I train with treats (and my "kiss" clicker) and I treat my horses like horses. No mugging, no pushing, no bossing. It all comes down to the behaviour I want the horse (or dog, or cow, or dolphin) to perform, the cue and reward for the animal. Getting something nice to eat is often much more motivating for a horse than having a pressure taken away, which is how negative reinforcement works. 

We can't avoid NR in horse training, but adding -)) food rewards can make the job of training that much easier. A French study compared horses trained to perform a task with positive reinforcement and those trained with negative reinforcement. They found that in the short and longer (12 months) term, the PR trained horses volunatarily spent considerably more time with and simply hung out with both their trainers and unfamiliar trainers compared to the NR horses. 

A link to the study http://paardengedrag.be/wp-content/...ad-to-lasting-positive-memories-in-horses.pdf


----------



## PunksTank (Jul 8, 2012)

I've begun training my pony with clicker (smooch) training. He has excelled SO fast. I can't believe how incredible. He went from a frightened aggressive pony who was returned to our rescue after 'attacking' his NH trainer to a pony I can take Anywhere - including walks near cars, busy trails with dogs, everything! I'm working on teaching him agility by following his target now. 

I feel so bad for my mare who I'm still training using NH- I think it's time I start teaching her with smooch training too ^^


----------



## loosie (Jun 19, 2008)

corymbia said:


> and I treat my horses like horses. No mugging, no pushing, no bossing. ...
> We can't avoid NR in horse training, but adding -)) food rewards...


Yeah, I just don't get the 'don't treat horses like dogs' attitude at all & all I can put it down to is that some people may have the attitude that dogs don't need to learn 'manners' or some such - personally I don't like dogs 'mugging' me any more than horses.

Re the 'can't avoid NR', *apparently* according to 'purist' PR trainers you can, but I personally don't have a problem in the least with using 'normal' training & feel like doing away with it would be throwing the baby out with the bathwater. Perhaps this is where the myth of 'spoiling' horses with PR comes from - people that don't understand assume that's the only technique used.


----------



## PunksTank (Jul 8, 2012)

Ya know, I don't get the 'don't treat a horse like a dog' thing either! I take my pony out for walks, I don't have a dog, what harm is it doing him to go for a walk, get some exercise, learn about new things, and give me some company? 
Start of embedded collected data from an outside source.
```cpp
template <int WAVES>
__global__ void k_leaf_finalize(const float4*, const int*, const int*, const int*, const int*, const int2*, GridHeader*,
                                VoxelRec*, float4*, double*, int*, double*, int*, int2*, int*);
__global__ void k_sorted_gather(const float4*, const int*, const int*, const GridHeader*, float4*, int);
__global__ void k_src_keys(const float4*, int, Mat4f, const GridHeader*, int*, int*, int*, unsigned*, int);
__global__ void k_src_gather(const float4*, const int*, const int*, const GridHeader*, float4*, int);
__global__ void k_crop_flags(const float4*, int, double, double, int*);
__global__ void k_compact4(const float4*, const int*, const int*, int, float4*);
template <int C>
__global__ void k_sor_knn(const float4*, int, int, const GridHeader*, const int*, const int*, const float4*, float*);
__global__ void k_sor_stats(const float*, int, double, double*);
__global__ void k_sor_keep(const float*, int, const double*, int*);
__global__ void k_ror_keep(const float4*, int, double, int, const GridHeader*, const int*, const int*, const float4*, int*);
__global__ void k_downsample_finalize(const float4*, const int*, const GridHeader*, float4*);
__global__ void k_fit_gather(const float4*, const int*, const int*, const int*, const int*, const int*, int, const GridHeader*, float4*,
                             int*, int*, int*);
__global__ void k_icp_pass(float4*, int, IcpState*, const GridHeader*, const int*, const int*, const float4*, const int*, int*, float*,
                           double*, unsigned*, IcpRecordDev*);
// ... 37 lines not shown
```

xchu_slam_amd/csrc/voxel_build.hip:

```cpp
#include "ndt_device.h"
#include "ndt_kernels.h"

namespace ndt {

constexpr int kTileItems = 16;
constexpr int kTile = kBlock * kTileItems;
constexpr int kRadixAux = kRadixAuxWords;

__global__ __launch_bounds__(kBlock) void k_minmax(const float4* __restrict__ pts, int n, int is_dense, float* __restrict__ part,
                                                   int* __restrict__ radix_aux, unsigned long long* __restrict__ clk_start,
                                                   const GridHeader* __restrict__ hdr_cur, GridHeader* __restrict__ hdr_save,
                                                   float4* __restrict__ copy_to) {
    if (clk_start && blockIdx.x == 0 && threadIdx.x == 0) *clk_start = __builtin_amdgcn_s_memrealtime();
    if (blockIdx.x == 0) {
        for (int i = threadIdx.x; i < kRadixAux; i += kBlock) radix_aux[i] = 0;
        if (hdr_save) {
            static_assert(sizeof(GridHeader) % 4 == 0 && sizeof(GridHeader) / 4 <= kBlock, "header copy: one word per thread");
            if (threadIdx.x < sizeof(GridHeader) / 4)
                reinterpret_cast<int*>(hdr_save)[threadIdx.x] = reinterpret_cast<const int*>(hdr_cur)[threadIdx.x];
        }
    }
    float mn[3] = {FLT_MAX, FLT_MAX, FLT_MAX}, mx[3] = {-FLT_MAX, -FLT_MAX, -FLT_MAX};
    int cnt = 0;
    const int stride = gridDim.x * kBlock;
    for (int i0 = blockIdx.x * kBlock + threadIdx.x; i0 < n; i0 += 4 * stride) {
        float4 q[4];
#pragma unroll
        for (int u = 0; u < 4; ++u) q[u] = i0 + u * stride < n ? pts[i0 + u * stride] : make_float4(0.f, 0.f, 0.f, 0.f);
// ... 169 lines not shown
                                                 const GridHeader* __restrict__ fold, int val_base) {
    for (int i = blockIdx.x * kBlock + threadIdx.x; i < status_words; i += gridDim.x * kBlock) status[i] = 0u;
    __shared__ GridHeader s_h;
    __shared__ float s_red[kBlock][7];
    header_body(part, nb_mm, &s_h, leaf, min_pts, eig_mult, is_dense, layout, binning, s_red, fold);
    __syncthreads();
    const bool lookup = grid != nullptr && !s_h.empty;
    const bool dense = lookup && s_h.cells > 0 && s_h.cells <= grid_cap;
    if (blockIdx.x == 0 && threadIdx.x == 0) {
        GridHeader g = s_h;
        g.dense = dense ? 1 : 0;
        *hout = g;
    }
    const GridHeader* h = &s_h;
    if (h->empty) return;
    if (lookup) {
        const long long words = dense ? s_h.cells : 2 * table_slots;
        const int4 fill = dense ? make_int4(-1, -1, -1, -1) : make_int4(kEmptyKey, 0, kEmptyKey, 0);
        int4* dst = dense ? reinterpret_cast<int4*>(grid) : reinterpret_cast<int4*>(table);
        const long long m4 = words / 4;
        for (long long i = (long long)blockIdx.x * kBlock + threadIdx.x; i < m4; i += (long long)gridDim.x * kBlock) dst[i] = fill;
        if (blockIdx.x == 0 && threadIdx.x < (int)(words - 4 * m4)) {
            int* w = dense ? grid : reinterpret_cast<int*>(table);
            w[4 * m4 + threadIdx.x] = (threadIdx.x & 1) && !dense ? 0 : -1;
        }
    }
    const int passes = (h->key_bits + 7) / 8;
    __shared__ int cnt[4][256];
    for (int q = 0; q < 4; ++q) cnt[q][threadIdx.x] = 0;
    __syncthreads();
    const int stride = gridDim.x * kBlock;
    for (int i0 = blockIdx.x * kBlock + threadIdx.x; i0 < n; i0 += 4 * stride) {
        float4 p[4];
#pragma unroll
        for (int u = 0; u < 4; ++u) p[u] = i0 + u * stride < n ? pts[i0 + u * stride] : make_float4(0.f, 0.f, 0.f, 0.f);
#pragma unroll
        for (int u = 0; u < 4; ++u) {
            const int i = i0 + u * stride;
            if (i >= n) break;
            const int key = voxel_key(p[u], is_dense, h);
// ... 513 lines not shown
            if (key != sentinel && (i == 0 || prev != key)) { heads |= 1u << q; ++sum; }
            prev = key;
        }
    }
    int total;
    int ex = tile_scan(sc, sum, h, &s_tile, &s_excl, lds, tile, &total);
#pragma unroll
    for (int q = 0; q < kTileItems; ++q)
        if (heads & (1u << q)) seg_start[ex++] = base + q;
    if (tile == sc.nb - 1 && threadIdx.x == 0) {
        h->n_leaves = total;
        seg_start[total] = empty ? 0 : h->n_points;
    }
}

__global__ __launch_bounds__(kBlock) void k_cloud_scan(const int* __restrict__ seg_start, int n, GridHeader* __restrict__ h,
                                                       int2* __restrict__ cloud_span, ScanCtx sc, unsigned max_log2cap) {
    __shared__ int s_tile, s_excl, lds[4];
    __shared__ int s_seg[kStageWords];
    const int tile = take_ticket(sc, &s_tile);
    const int nl = h->empty ? 0 : h->n_leaves;
    const int last = nl > 0 ? (nl - 1) / kTile : 0;
    if (tile > last) return;
    const int base = tile * kTile + threadIdx.x * kTileItems;
    const int minp = h->min_points;
    unsigned fl = 0;
    int sum = 0;
    stage_tile<1>(seg_start, (long long)tile * kTile, nl + 1, 0, s_seg);
#pragma unroll
    for (int q = 0; q < kTileItems; ++q) {
        const int s = base + q;
        if (s >= nl) break;
        const int p = threadIdx.x * kTileItems + q;
        if (s_seg[st_idx(p + 1)] - s_seg[st_idx(p)] >= minp) { fl |= 1u << q; ++sum; }
    }
    int total;
    int ex = tile_scan(sc, sum, h, &s_tile, &s_excl, lds, tile, &total);
#pragma unroll
    for (int q = 0; q < kTileItems; ++q)
        if (fl & (1u << q)) {
            const int p = threadIdx.x * kTileItems + q;
            cloud_span[ex++] = make_int2(s_seg[st_idx(p)], s_seg[st_idx(p + 1)]);
        }
    if (tile == last && threadIdx.x == 0) {
        h->n_cloud = total;
        unsigned l = 6;
        while (l < max_log2cap && (1LL << l) < 4LL * (long long)total) ++l;
        h->log2cap = l;
        if (total == 0) h->empty = 1;
    }
}
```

Any time spent positively with a horse is NOT a waste! It doesn't matter if you're scratching them behind the ear and feeding them treats, so long as rules are enforced and obeyed why Shouldn't you enjoy playing with your horse? What is classified as 'treating a horse like a dog'? giving them a treat? Taking them for a walk? Scratching them? Teaching them commands and tricks? Maintaining respectful boundaries? Are you treating a horse like a dog simply by not making them 'work'? Can't work be fun? Why not enjoy your animal rather than just use it as a tool for work?

I simply don't get it.


----------



## Meatos (Apr 30, 2012)

I can't remember if I've posted on this thread already, but I know I've talked about clicker training on other threads and will get up on my soapbox to talk about it here. Sorry for being so repetitive, but this is something I'm passionate about and I hate seeing it go misunderstood to the point of being completely stomped on.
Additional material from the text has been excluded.